**Work required:** Transcribe the entire listing exactly.

**Supplied data:**
typedef __attribute__((ext_vector_type(8))) __bf16 abf16x8;
typedef __attribute__((ext_vector_type(2))) __bf16 abf16x2;
struct SplitFrag { abf16x8 hi[2], lo[2]; };
__device__ __forceinline__ void split8(const float (&v)[8], abf16x8& hi, abf16x8& lo) {
    unsigned h[4], l[4];
#pragma unroll
    for (int e = 0; e < 4; ++e) {
        const abf16x2 a = {(__bf16)v[2 * e], (__bf16)v[2 * e + 1]};
        const unsigned u = __builtin_bit_cast(unsigned, a);
        const float r0 = v[2 * e] - __uint_as_float(u << 16), r1 = v[2 * e + 1] - __uint_as_float(u & 0xffff0000u);
        const abf16x2 b = {(__bf16)r0, (__bf16)r1};
        h[e] = u; l[e] = __builtin_bit_cast(unsigned, b);
    }
    typedef unsigned u32x4v __attribute__((ext_vector_type(4)));
    hi = __builtin_bit_cast(abf16x8, (u32x4v){h[0], h[1], h[2], h[3]});
    lo = __builtin_bit_cast(abf16x8, (u32x4v){l[0], l[1], l[2], l[3]});
}
__device__ __forceinline__ void split_frag(const float (&f)[16], SplitFrag& o) {
#pragma unroll
    for (int m = 0; m < 2; ++m) {
        float v[8];
#pragma unroll
        for (int j = 0; j < 8; ++j) v[j] = f[8 * m + j];
        split8(v, o.hi[m], o.lo[m]);
    }
}
__device__ __forceinline__ void accum_x3_pair(f32x4 (&o)[4], const float* Zlds, int rowa, int rowb, int r, int qp, f32x4 pa, f32x4 pb) {
    const float pv[8] = {pa[0], pa[1], pa[2], pa[3], pb[0], pb[1], pb[2], pb[3]};
    abf16x8 bh, bl;
    split8(pv, bh, bl);
#pragma unroll
    for (int dt = 0; dt < 4; ++dt) {
        float zv[8];
#pragma unroll
        for (int j = 0; j < 4; ++j) {
            zv[j] = Zlds[ACfg<64>::off(rowa + 4 * qp + j, 16 * dt + r)];
            zv[4 + j] = Zlds[ACfg<64>::off(rowb + 4 * qp + j, 16 * dt + r)];
        }
        abf16x8 ah, al;
        split8(zv, ah, al);
        o[dt] = __builtin_amdgcn_mfma_f32_16x16x32_bf16(al, bh, o[dt], 0, 0, 0);
        o[dt] = __builtin_amdgcn_mfma_f32_16x16x32_bf16(ah, bl, o[dt], 0, 0, 0);
        o[dt] = __builtin_amdgcn_mfma_f32_16x16x32_bf16(ah, bh, o[dt], 0, 0, 0);
    }
}
__device__ __forceinline__ f32x4 score_x3(const SplitFrag& a, const SplitFrag& b) {
    f32x4 acc = {0.f, 0.f, 0.f, 0.f};
#pragma unroll
    for (int m = 0; m < 2; ++m) {
        acc = __builtin_amdgcn_mfma_f32_16x16x32_bf16(a.lo[m], b.hi[m], acc, 0, 0, 0);
        acc = __builtin_amdgcn_mfma_f32_16x16x32_bf16(a.hi[m], b.lo[m], acc, 0, 0, 0);
        acc = __builtin_amdgcn_mfma_f32_16x16x32_bf16(a.hi[m], b.hi[m], acc, 0, 0, 0);
    }
    return acc;
}
struct SplitFrag3 { abf16x8 hi[2], lo[2], rest[2]; };
__device__ __forceinline__ void split_frag3(const float (&f)[16], SplitFrag3& o) {
#pragma unroll
    for (int m = 0; m < 2; ++m) {
        float v[8], w[8];
#pragma unroll
        for (int j = 0; j < 8; ++j) v[j] = f[8 * m + j];
        split8(v, o.hi[m], o.lo[m]);
        const abf16x8 h = o.hi[m], l = o.lo[m];
        abf16x8 t;
#pragma unroll
        for (int j = 0; j < 8; ++j) { w[j] = (v[j] - (float)h[j]) - (float)l[j]; t[j] = (__bf16)w[j]; }
        o.rest[m] = t;
    }
}
__device__ __forceinline__ f32x4 score_x6(const SplitFrag3& a, const SplitFrag3& b) {
    f32x4 acc = {0.f, 0.f, 0.f, 0.f};
#pragma unroll
    for (int m = 0; m < 2; ++m) {
        acc = __builtin_amdgcn_mfma_f32_16x16x32_bf16(a.rest[m], b.hi[m], acc, 0, 0, 0);
        acc = __builtin_amdgcn_mfma_f32_16x16x32_bf16(a.hi[m], b.rest[m], acc, 0, 0, 0);
        acc = __builtin_amdgcn_mfma_f32_16x16x32_bf16(a.lo[m], b.lo[m], acc, 0, 0, 0);
        acc = __builtin_amdgcn_mfma_f32_16x16x32_bf16(a.lo[m], b.hi[m], acc, 0, 0, 0);
        acc = __builtin_amdgcn_mfma_f32_16x16x32_bf16(a.hi[m], b.lo[m], acc, 0, 0, 0);
        acc = __builtin_amdgcn_mfma_f32_16x16x32_bf16(a.hi[m], b.hi[m], acc, 0, 0, 0);
    }
    return acc;
}
typedef SplitFrag3 ScoreFrag;
__device__ __forceinline__ void split_score(const float (&f)[16], ScoreFrag& o) { split_frag3(f, o); }
__device__ __forceinline__ f32x4 score_qk(const ScoreFrag& a, const ScoreFrag& b) { return score_x6(a, b); }
typedef unsigned u32x2 __attribute__((ext_vector_type(2)));
__device__ __forceinline__ void swap16(float v, float& a, float& b) {
    const u32x2 t = __builtin_amdgcn_permlane16_swap(__float_as_uint(v), __float_as_uint(v), false, false);
    a = __uint_as_float(t[0]); b = __uint_as_float(t[1]);
}
__device__ __forceinline__ void swap32(float v, float& a, float& b) {
    const u32x2 t = __builtin_amdgcn_permlane32_swap(__float_as_uint(v), __float_as_uint(v), false, false);
    a = __uint_as_float(t[0]); b = __uint_as_float(t[1]);
}
__device__ __forceinline__ float group_sum(float v) {
    float a, b;
    swap16(v, a, b); v = a + b;
    swap32(v, a, b); return a + b;
}
__device__ __forceinline__ float group_max(float v) {
    float a, b;
    swap16(v, a, b); v = fmaxf(a, b);
    swap32(v, a, b); return fmaxf(a, b);
}
template <int CTRL>
__device__ __forceinline__ float dpp_row(float v) {
    return __int_as_float(__builtin_amdgcn_update_dpp(0, __float_as_int(v), CTRL, 0xf, 0xf, false));
}
__device__ __forceinline__ float tile_sum(float v) {
    v += dpp_row<0x128>(v); v += dpp_row<0x124>(v); v += dpp_row<0x122>(v); v += dpp_row<0x121>(v);
    return v;
}
__device__ __forceinline__ float tile_max(float v) {
    v = fmaxf(v, dpp_row<0x128>(v)); v = fmaxf(v, dpp_row<0x124>(v));
    v = fmaxf(v, dpp_row<0x122>(v)); v = fmaxf(v, dpp_row<0x121>(v));
    return v;
}
__device__ __forceinline__ float wave_sum64(float v) { return group_sum(tile_sum(v)); }
template <bool EXTRA>
__device__ __forceinline__ int tok(int t, int r) { return (EXTRA ? 1 : 0) + 16 * t + r; }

**Answer space:**
typedef __attribute__((ext_vector_type(8))) __bf16 abf16x8;
typedef __attribute__((ext_vector_type(2))) __bf16 abf16x2;
struct SplitFrag { abf16x8 hi[2], lo[2]; };
__device__ __forceinline__ void split8(const float (&v)[8], abf16x8& hi, abf16x8& lo) {
    unsigned h[4], l[4];
#pragma unroll
    for (int e = 0; e < 4; ++e) {
        const abf16x2 a = {(__bf16)v[2 * e], (__bf16)v[2 * e + 1]};
        const unsigned u = __builtin_bit_cast(unsigned, a);
        const float r0 = v[2 * e] - __uint_as_float(u << 16), r1 = v[2 * e + 1] - __uint_as_float(u & 0xffff0000u);
        const abf16x2 b = {(__bf16)r0, (__bf16)r1};
        h[e] = u; l[e] = __builtin_bit_cast(unsigned, b);
    }
    typedef unsigned u32x4v __attribute__((ext_vector_type(4)));
    hi = __builtin_bit_cast(abf16x8, (u32x4v){h[0], h[1], h[2], h[3]});
    lo = __builtin_bit_cast(abf16x8, (u32x4v){l[0], l[1], l[2], l[3]});
}
__device__ __forceinline__ void split_frag(const float (&f)[16], SplitFrag& o) {
#pragma unroll
    for (int m = 0; m < 2; ++m) {
        float v[8];
#pragma unroll
        for (int j = 0; j < 8; ++j) v[j] = f[8 * m + j];
        split8(v, o.hi[m], o.lo[m]);
    }
}
__device__ __forceinline__ void accum_x3_pair(f32x4 (&o)[4], const float* Zlds, int rowa, int rowb, int r, int qp, f32x4 pa, f32x4 pb) {
    const float pv[8] = {pa[0], pa[1], pa[2], pa[3], pb[0], pb[1], pb[2], pb[3]};
    abf16x8 bh, bl;
    split8(pv, bh, bl);
#pragma unroll
    for (int dt = 0; dt < 4; ++dt) {
        float zv[8];
#pragma unroll
        for (int j = 0; j < 4; ++j) {
            zv[j] = Zlds[ACfg<64>::off(rowa + 4 * qp + j, 16 * dt + r)];
            zv[4 + j] = Zlds[ACfg<64>::off(rowb + 4 * qp + j, 16 * dt + r)];
        }
        abf16x8 ah, al;
        split8(zv, ah, al);
        o[dt] = __builtin_amdgcn_mfma_f32_16x16x32_bf16(al, bh, o[dt], 0, 0, 0);
        o[dt] = __builtin_amdgcn_mfma_f32_16x16x32_bf16(ah, bl, o[dt], 0, 0, 0);
        o[dt] = __builtin_amdgcn_mfma_f32_16x16x32_bf16(ah, bh, o[dt], 0, 0, 0);
    }
}
__device__ __forceinline__ f32x4 score_x3(const SplitFrag& a, const SplitFrag& b) {
    f32x4 acc = {0.f, 0.f, 0.f, 0.f};
#pragma unroll
    for (int m = 0; m < 2; ++m) {
        acc = __builtin_amdgcn_mfma_f32_16x16x32_bf16(a.lo[m], b.hi[m], acc, 0, 0, 0);
        acc = __builtin_amdgcn_mfma_f32_16x16x32_bf16(a.hi[m], b.lo[m], acc, 0, 0, 0);
        acc = __builtin_amdgcn_mfma_f32_16x16x32_bf16(a.hi[m], b.hi[m], acc, 0, 0, 0);
    }
    return acc;
}
struct SplitFrag3 { abf16x8 hi[2], lo[2], rest[2]; };
__device__ __forceinline__ void split_frag3(const float (&f)[16], SplitFrag3& o) {
#pragma unroll
    for (int m = 0; m < 2; ++m) {
        float v[8], w[8];
#pragma unroll
        for (int j = 0; j < 8; ++j) v[j] = f[8 * m + j];
        split8(v, o.hi[m], o.lo[m]);
        const abf16x8 h = o.hi[m], l = o.lo[m];
        abf16x8 t;
#pragma unroll
        for (int j = 0; j < 8; ++j) { w[j] = (v[j] - (float)h[j]) - (float)l[j]; t[j] = (__bf16)w[j]; }
        o.rest[m] = t;
    }
}
__device__ __forceinline__ f32x4 score_x6(const SplitFrag3& a, const SplitFrag3& b) {
    f32x4 acc = {0.f, 0.f, 0.f, 0.f};
#pragma unroll
    for (int m = 0; m < 2; ++m) {
        acc = __builtin_amdgcn_mfma_f32_16x16x32_bf16(a.rest[m], b.hi[m], acc, 0, 0, 0);
        acc = __builtin_amdgcn_mfma_f32_16x16x32_bf16(a.hi[m], b.rest[m], acc, 0, 0, 0);
        acc = __builtin_amdgcn_mfma_f32_16x16x32_bf16(a.lo[m], b.lo[m], acc, 0, 0, 0);
        acc = __builtin_amdgcn_mfma_f32_16x16x32_bf16(a.lo[m], b.hi[m], acc, 0, 0, 0);
        acc = __builtin_amdgcn_mfma_f32_16x16x32_bf16(a.hi[m], b.lo[m], acc, 0, 0, 0);
        acc = __builtin_amdgcn_mfma_f32_16x16x32_bf16(a.hi[m], b.hi[m], acc, 0, 0, 0);
    }
    return acc;
}
typedef SplitFrag3 ScoreFrag;
__device__ __forceinline__ void split_score(const float (&f)[16], ScoreFrag& o) { split_frag3(f, o); }
__device__ __forceinline__ f32x4 score_qk(const ScoreFrag& a, const ScoreFrag& b) { return score_x6(a, b); }
typedef unsigned u32x2 __attribute__((ext_vector_type(2)));
__device__ __forceinline__ void swap16(float v, float& a, float& b) {
    const u32x2 t = __builtin_amdgcn_permlane16_swap(__float_as_uint(v), __float_as_uint(v), false, false);
    a = __uint_as_float(t[0]); b = __uint_as_float(t[1]);
}
__device__ __forceinline__ void swap32(float v, float& a, float& b) {
    const u32x2 t = __builtin_amdgcn_permlane32_swap(__float_as_uint(v), __float_as_uint(v), false, false);
    a = __uint_as_float(t[0]); b = __uint_as_float(t[1]);
}
__device__ __forceinline__ float group_sum(float v) {
    float a, b;
    swap16(v, a, b); v = a + b;
    swap32(v, a, b); return a + b;
}
__device__ __forceinline__ float group_max(float v) {
    float a, b;
    swap16(v, a, b); v = fmaxf(a, b);
    swap32(v, a, b); return fmaxf(a, b);
}
template <int CTRL>
__device__ __forceinline__ float dpp_row(float v) {
    return __int_as_float(__builtin_amdgcn_update_dpp(0, __float_as_int(v), CTRL, 0xf, 0xf, false));
}
__device__ __forceinline__ float tile_sum(float v) {
    v += dpp_row<0x128>(v); v += dpp_row<0x124>(v); v += dpp_row<0x122>(v); v += dpp_row<0x121>(v);
    return v;
}
__device__ __forceinline__ float tile_max(float v) {
    v = fmaxf(v, dpp_row<0x128>(v)); v = fmaxf(v, dpp_row<0x124>(v));
    v = fmaxf(v, dpp_row<0x122>(v)); v = fmaxf(v, dpp_row<0x121>(v));
    return v;
}
__device__ __forceinline__ float wave_sum64(float v) { return group_sum(tile_sum(v)); }
template <bool EXTRA>
__device__ __forceinline__ int tok(int t, int r) { return (EXTRA ? 1 : 0) + 16 * t + r; }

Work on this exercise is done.